545 is good ****.......


----------



## JaVa230 (Apr 16, 2007)

try rectorseal, its a liquide teflon pipe compuond. works way better than tape. kinda messy tho


----------



## [email protected] (Jan 26, 2006)

*Re: (JaVa230)*

I found it dried out over time and started to leak. And its way to messy.


----------



## windsorvr (Nov 23, 2004)

*Re:  ([email protected])*


_Quote, originally posted by *[email protected]* »_Loctite 545 and pink tape. It will never leak. http://****************.com/smile/emthup.gif 
 
thanks for the help, i think ill be going this route


----------



## JaVa230 (Apr 16, 2007)

was it rectorseal brand that dried out? it shouldnt do that


----------



## BaggedMK3jetta (Jan 30, 2008)

here is some info for you guys.
the purpose of the tape or dope is to lubricate the threads while threading the joint so the threads go deep enough to seal themselves properly.
if you need to use a sealant to seal the threads, its not a good joint and will fail eventually
a properly threaded joint should have aproxiamently 3 to 4 threads showing after it has been tightened.
with brass and aluminum you have to becareful when using teflon tape, if you do to many wraps it will ruin the joint, brass and aluminum are very soft metals, I prefer to use teflon dope over tape on these metals.
I am a certified pipe threader/ fitter, I have threaded plastic, steel, aluminum and brass.
so I have a great deal of knowledge about this.


_Modified by BaggedMK3jetta at 2:18 PM 8-2-2008_


----------



## CapeGLS (Aug 3, 2002)

*Re: (BaggedMK3jetta)*


_Quote, originally posted by *BaggedMK3jetta* »_I am a certified pipe fitter....Im not just talking out of my a$$.


----------



## BaggedMK3jetta (Jan 30, 2008)

yeah I probably should have worded that abit diffrently. edited Thanks.


----------



## From 2 to 5 (Feb 28, 2008)

*Re: (BaggedMK3jetta)*


_Quote, originally posted by *BaggedMK3jetta* »_here is some info for you guys.
the purpose of the tape or dope is to lubricate the threads while threading the joint so the threads go deep enough to seal themselves properly.
if you need to use a sealant to seal the threads, its not a good joint and will fail eventually
a properly threaded joint should have aproxiamently 3 to 4 threads showing after it has been tightened.
with brass and aluminum you have to becareful when using teflon tape, if you do to many wraps it will ruin the joint, brass and aluminum are very soft metals, I prefer to use teflon dope over tape on these metals.
I am a certified pipe threader/ fitter, I have threaded plastic, steel, aluminum and brass.
so I have a great deal of knowledge about this.

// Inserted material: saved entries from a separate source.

int sast_add_rows(const float* x, const float* table, float* y, int rows, int C, int table_rows, sast_stream_t stream) { SAST_ENTRY();
  if (C % 4) return SAST_EINVAL;
  return add_rows_launch(x, table, y, rows, C, table_rows, (hipStream_t)stream);
}

int sast_mean_square_fwd(const float* const* x, const size_t* n, int count, float* partials, sast_stream_t stream) { SAST_ENTRY();
  if (!x || !n || !partials || count < 1 || count > 4) return SAST_EINVAL;
  for (int t = 0; t < count; ++t) if (!x[t] || n[t] % 4) return SAST_EINVAL;
  return mean_square_launch(x, nullptr, n, count, SAST_MEAN_SQUARE_BLOCKS, partials, nullptr, 1, (hipStream_t)stream);
}
int sast_mean_square_bwd(const float* const* x, const size_t* n, int count, const float* d_partials, int d_stride, float* const* dx,
                         sast_stream_t stream) { SAST_ENTRY();
  if (!x || !n || !d_partials || !dx || count < 1 || count > 4 || (d_stride != 0 && d_stride != 1)) return SAST_EINVAL;
  for (int t = 0; t < count; ++t) if (!x[t] || !dx[t] || n[t] % 4) return SAST_EINVAL;
  return mean_square_launch(x, dx, n, count, SAST_MEAN_SQUARE_BLOCKS, nullptr, d_partials, d_stride, (hipStream_t)stream);
}

int sast_mask_token_fwd(float* x, const uint8_t* mask, const float* token, const float* pos_emb, int rows, int C, int L, sast_stream_t stream) { SAST_ENTRY();
  if (!x || !mask || !token || C % 4 || L < 1) return SAST_EINVAL;
  return mask_token_fwd_launch(x, mask, token, pos_emb, rows, C, L, (hipStream_t)stream);
}
int sast_gather_samples(const SastSampleGather* a, sast_stream_t stream) { SAST_ENTRY();
  if (!a || !a->out || a->n_src < 1 || a->n_src > SAST_GATHER_MAX_SRC || a->n_out < 0 || a->n_out > SAST_GATHER_MAX_OUT || a->sample_floats % 4) return SAST_EINVAL;
  for (int j = 0; j < a->n_out; ++j) if (a->t_of[j] >= a->n_src || a->b_of[j] >= a->B || !a->src[a->t_of[j]]) return SAST_EINVAL;
  if (a->n_out == 0) return SAST_OK;
  return sample_gather_launch(*a, false, (hipStream_t)stream);
}
int sast_gather_samples_bwd(const SastSampleGather* a, sast_stream_t stream) { SAST_ENTRY();
  if (!a || a->n_src < 1 || a->n_src > SAST_GATHER_MAX_SRC || a->n_out < 0 || a->n_out > SAST_GATHER_MAX_OUT || a->B < 1 || a->B > 256 ||
      a->sample_floats % 4 || (a->n_out && !a->out)) return SAST_EINVAL;
  for (int t = 0; t < a->n_src; ++t) if (!a->dsrc[t]) return SAST_EINVAL;
  return sample_gather_launch(*a, true, (hipStream_t)stream);
}
int sast_zero_samples(float* x, int B, size_t sample_floats, const SastSampleMask* sel, sast_stream_t stream) { SAST_ENTRY();
  if (!x || !sel || B < 1 || B > 256 || sample_floats % 4) return SAST_EINVAL;
  return zero_samples_launch(x, B, sample_floats, *sel, (hipStream_t)stream);
}
int sast_mask_token_bwd(const float* dy, const uint8_t* mask, float* dx, float* d_token, int rows, int C, sast_stream_t stream) { SAST_ENTRY();
  if (!dy || !mask || !dx || !d_token || C % 4) return SAST_EINVAL;
  return mask_token_bwd_launch(dy, mask, dx, d_token, rows, C, (hipStream_t)stream);
}
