template <int T, int NXI, bool TBL>
__device__ __forceinline__ void wgs_accumulate(const WgsRaster& g, const void* A, const void* B, const int* toff, const int halo,
                                               const int co_t, const int ci_s, const int b0, const int nblk, const bool do_bias,
                                               char* const smem, unsigned* const ptab, f32x16 (&acc)[T], f32x16& accb) {
  constexpr int RS = 128, NST = WGS_NST;
  constexpr int ASTG = 64 * RS;
  constexpr int STG = wgs_stage_bytes(NXI);
  constexpr int NDMA = 2 + NXI;
  const int tid = threadIdx.x, lane = tid & 63;
  const int wave = __builtin_amdgcn_readfirstlane(tid >> 6);

  const unsigned OOB = 0x80000000u;
  const i32x4 ar = s2p_make_rsrc(A, g.a_bytes);
  const i32x4 br = s2p_make_rsrc(B, g.b_bytes);
  const unsigned lds0 = __builtin_amdgcn_readfirstlane(s2p_lds_addr(smem));

  const int lrow = lane >> 3, pch = lane & 7;
  const int a_cbyte = (co_t * 64) * 2, b_cbyte = (ci_s * 64) * 2;
  int pn[NDMA], prr[NDMA], pc[NDMA];
  int cb[NDMA];
  unsigned q4[NDMA], noffc[NDMA], tv[NDMA];
  const int HpWp = g.Hp * g.Wp;
  if constexpr (TBL) {
    for (int q = tid; q < HpWp; q += 256) {
      const int r = q / g.Wp, c = q - r * g.Wp;
      ptab[q] = (c < g.Wa && r < g.Ha) ? (unsigned)(r * g.Wa + c) * (unsigned)(g.a_pitch * 2) : 0xc0000000u;
      const int sy = r * g.bs + g.py, sx = c * g.bs + g.px;
      ptab[WGS_TBL_MAX + q] = (sy < g.Hb && sx < g.Wb) ? (unsigned)(sy * g.Wb + sx) * (unsigned)(g.b_pitch * 2) : 0xc0000000u;
    }
    __syncthreads();
  }
#pragma unroll
  for (int i = 0; i < NDMA; ++i) {
    const int row = (4 * (i < 2 ? i : i - 2) + wave) * 8 + lrow;
    int pos = b0 * 64 + row - (i < 2 ? 0 : halo);
    int nadj = 0;
    if (pos < 0) { pos += g.Hp * g.Wp; nadj = -1; }
    cb[i] = (i < 2 ? a_cbyte : b_cbyte) + ((pch ^ (((row >> 1) & 1) << 2)) * 16);
    if constexpr (TBL) {
      const int n = pos / HpWp, q = pos - n * HpWp;
      q4[i] = (unsigned)q * 4u;
      noffc[i] = (unsigned)((n + nadj) * (i < 2 ? g.Ha * g.Wa * g.a_pitch * 2 : g.Hb * g.Wb * g.b_pitch * 2) + cb[i]);
      tv[i] = ptab[(i < 2 ? 0 : WGS_TBL_MAX) + q];
    } else {
      const int q1 = pos / g.Wp;
      pc[i] = pos - q1 * g.Wp;
      const int n = q1 / g.Hp;
      prr[i] = q1 - n * g.Hp;
      pn[i] = n + nadj;
    }
  }
  const int a_pitch2 = g.a_pitch * 2, b_pitch2 = g.b_pitch * 2;
  const int adv_q = 64 / g.Wp, adv_c = 64 - adv_q * g.Wp, adv_n = adv_q / g.Hp, adv_r = adv_q - adv_n * g.Hp;
  const int tadv_n = 64 / HpWp;
  const unsigned tadv_q4 = (unsigned)(64 - tadv_n * HpWp) * 4u, HpWp4 = (unsigned)HpWp * 4u;
  const unsigned img_a = (unsigned)(g.Ha * g.Wa) * (unsigned)a_pitch2, img_b = (unsigned)(g.Hb * g.Wb) * (unsigned)b_pitch2;
  auto issue_one = [&](auto ic, unsigned base) {
    constexpr int i = decltype(ic)::value;
    if constexpr (TBL) {
      const unsigned off = tv[i] + noffc[i];
      if (i < 2) s2p_dma16(ar, base + (4 * i + wave) * 1024, (int)off);
      else s2p_dma16(br, base + ASTG + (4 * (i - 2) + wave) * 1024, (int)off);
      const unsigned img = i < 2 ? img_a : img_b;
      const unsigned qa = q4[i] + tadv_q4;
      const bool wrap = qa >= HpWp4;
      q4[i] = wrap ? qa - HpWp4 : qa;
      noffc[i] += (unsigned)tadv_n * img + (wrap ? img : 0u);
      tv[i] = *(const unsigned*)((const char*)(ptab + (i < 2 ? 0 : WGS_TBL_MAX)) + q4[i]);
    } else {
      int off;
      if constexpr (i < 2) {
        const bool ok = pc[i] < g.Wa && prr[i] < g.Ha && (unsigned)pn[i] < (unsigned)g.N;
        const int pix = __mul24(__mul24(pn[i], g.Ha) + prr[i], g.Wa) + pc[i];
        off = ok ? __mul24(pix, a_pitch2) + cb[i] : (int)OOB;
        s2p_dma16(ar, base + (4 * i + wave) * 1024, off);
      } else {
        const int sy = prr[i] * g.bs + g.py, sx = pc[i] * g.bs + g.px;
        const bool ok = sy < g.Hb && sx < g.Wb && (unsigned)pn[i] < (unsigned)g.N;
        const int pix = __mul24(__mul24(pn[i], g.Hb) + sy, g.Wb) + sx;
        off = ok ? __mul24(pix, b_pitch2) + cb[i] : (int)OOB;
        s2p_dma16(br, base + ASTG + (4 * (i - 2) + wave) * 1024, off);
      }
      int c = pc[i] + adv_c, r = prr[i] + adv_r, n = pn[i] + adv_n;
      const bool cw = c >= g.Wp;
      c = cw ? c - g.Wp : c; r += cw ? 1 : 0;
      const bool rw = r >= g.Hp;
      r = rw ? r - g.Hp : r; n += rw ? 1 : 0;
      pc[i] = c; prr[i] = r; pn[i] = n;
    }
  };
  auto issue = [&](int stage) {
    const unsigned base = lds0 + stage * STG;
    s2p_static_for<0, NDMA>([&](auto ic) { issue_one(ic, base); });
  };

  const int gq = lane >> 4, gg = gq & 1, hh = gq >> 1, q = (lane >> 2) & 3, p = lane & 3;
  const int wa = wave >> 1, wb = wave & 1;
  const int a_lane = (8 * hh + q) * RS + (((4 * wa + 2 * gg + (p >> 1)) ^ ((q >> 1) << 2)) * 16) + 8 * (p & 1);
  int b_lane[T];
#pragma unroll
  for (int t = 0; t < T; ++t) {
    const int r0 = halo + toff[t] + 8 * hh + q;
    b_lane[t] = ASTG + r0 * RS + (((4 * wb + 2 * gg + (p >> 1)) ^ (((r0 >> 1) & 1) << 2)) * 16) + 8 * (p & 1);
  }

#pragma unroll
  for (int e = 0; e < 16; ++e) accb[e] = 0.f;
#pragma unroll
  for (int t = 0; t < T; ++t)
#pragma unroll
    for (int e = 0; e < 16; ++e) acc[t][e] = 0.f;
  typedef __attribute__((ext_vector_type(8))) short s16x8;
  const s16x8 ones_s = {0x3f80, 0x3f80, 0x3f80, 0x3f80, 0x3f80, 0x3f80, 0x3f80, 0x3f80};
  const bf16x8 ones = __builtin_bit_cast(bf16x8, ones_s);
  typedef __attribute__((address_space(3))) s16x4* lds_s16x4;

  issue(0);
  if (nblk > 1) { issue(1); S2P_WAIT_VMCNT(NDMA); } else { S2P_WAIT_VMCNT(0); }
  __builtin_amdgcn_s_barrier();
  __builtin_amdgcn_sched_barrier(0);
  constexpr int NSTEP = 4 * T;
  constexpr int LA = NSTEP < 4 ? NSTEP : 4, RING = LA + 1;
  constexpr int TA = T - 1 - LA >= 0 ? T - 1 - LA : 0;
  auto read_frag = [&](const char* ptr) {
    s16x4 lo = __builtin_amdgcn_ds_read_tr16_b64_v4i16((lds_s16x4)(ptr));
    s16x4 hi = __builtin_amdgcn_ds_read_tr16_b64_v4i16((lds_s16x4)(ptr + 4 * RS));
    return __builtin_bit_cast(bf16x8, __builtin_shufflevector(lo, hi, 0, 1, 2, 3, 4, 5, 6, 7));
  };
  auto main_loop = [&](auto biasc) {
    constexpr bool BIAS = decltype(biasc)::value;
    int stage = 0;
    for (int kb = 0; kb < nblk; ++kb) {
      int st2 = stage + 2; if (st2 >= NST) st2 -= NST;
      const bool more = kb + 2 < nblk;
      const unsigned dbase = lds0 + st2 * STG;
      const char* sb = smem + stage * STG;
      bf16x8 AF[2], BF[RING];
      AF[0] = read_frag(sb + a_lane);
      s2p_static_for<0, LA>([&](auto vc) {
        constexpr int v = decltype(vc)::value;
        BF[v % RING] = read_frag(sb + b_lane[v % T] + (v / T) * 16 * RS);
      });
      s2p_static_for<0, NSTEP>([&](auto uc) {
        constexpr int u = decltype(uc)::value, s_ = u / T, t = u % T;
        if constexpr (BIAS && t == 0) accb = __builtin_amdgcn_mfma_f32_32x32x16_bf16(AF[s_ & 1], ones, accb, 0, 0, 0);
        acc[t] = __builtin_amdgcn_mfma_f32_32x32x16_bf16(AF[s_ & 1], BF[u % RING], acc[t], 0, 0, 0);
        constexpr int v = u + LA;
        if constexpr (v < NSTEP) BF[v % RING] = read_frag(sb + b_lane[v % T] + (v / T) * 16 * RS);
        if constexpr (t == TA && s_ < 3) AF[(s_ + 1) & 1] = read_frag(sb + a_lane + (s_ + 1) * 16 * RS);
        s2p_static_for<0, NDMA>([&](auto ic) {
          constexpr int i = decltype(ic)::value;
          constexpr int at = (i * NSTEP) / NDMA + 1 < NSTEP ? (i * NSTEP) / NDMA + 1 : NSTEP - 1;
          if constexpr (u == at) { if (more) issue_one(ic, dbase); }
        });
        __builtin_amdgcn_sched_barrier(0);
      });
      if (more) S2P_WAIT_VMCNT(NDMA); else S2P_WAIT_VMCNT(0);
      asm volatile("s_waitcnt lgkmcnt(0)" ::: "memory");
      __builtin_amdgcn_s_barrier();
      __builtin_amdgcn_sched_barrier(0);
      if (++stage == NST) stage = 0;
    }
  };
  if (do_bias) main_loop(std::integral_constant<bool, true>{});
  else main_loop(std::integral_constant<bool, false>{});
}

_Modified by BaggedMK3jetta at 2:18 PM 8-2-2008_

X4 one wrap is enough.. the threads are tapered and thats what seals the deal. I will say though that most of the pipe fittings in these applications are not 100% round. ive seen brand new fittings leak due to cheap shotty casting and machining. Ive also seen people clamp the f out of hollow fittings... there brass people.. that equals soft metal.


----------



## From 2 to 5 (Feb 28, 2008)

*Re: (BaggedMK3jetta)*


----------



## BaggedMK3jetta (Jan 30, 2008)

Local 669 in da hizouuuse!!


----------



## From 2 to 5 (Feb 28, 2008)

*Re: (BaggedMK3jetta)*

im in the carpenters / mech's local the funny thing is i havnt cut wood or used a tool at my job since i started...


----------



## CapeGLS (Aug 3, 2002)

*Re: ([email protected])*


_Quote, originally posted by *[email protected]* »_Loctite 545 and pink tape. It will never leak. http://****************.com/smile/emthup.gif 

Going to redo the system this winter with this stuff! Sick of the small leaks!


----------



## Spoolin1X (Feb 25, 2005)

*Re: (CapeGLS)*

So the general consensus here is 1-2 wraps of the pink teflon tape and a dap of Loctite 545 over the tape?


----------



## 2lowcoupedoor (Mar 12, 2003)

*Re: (Spoolin1X)*

Loctite and your done. That is what I used and never had a problem with leaks.


----------



## eurotrsh (Dec 25, 2004)

http://www.amazon.com/Pipe-Joi...KVWL6
pipe dope yo!


----------



## theAntiRiced (May 7, 2005)

*Re: (2lowcoupedoor)*


_Quote, originally posted by *2lowcoupedoor* »_Loctite and your done. That is what I used and never had a problem with leaks.

+1
Loctite 545 all the way.


----------



## BradenE (Aug 25, 2005)

*Re: (theAntiRiced)*


_Quote, originally posted by *theAntiRiced* »_
+1
Loctite 545 all the way. 

just to add, i use 545 and its awesome, easy to apply, and seals like none other!


----------



## burtondk12 (Mar 20, 2006)

*FV-QR*

you can use pipedope and teflon together. my dad owns a plumbing business thats what we do


----------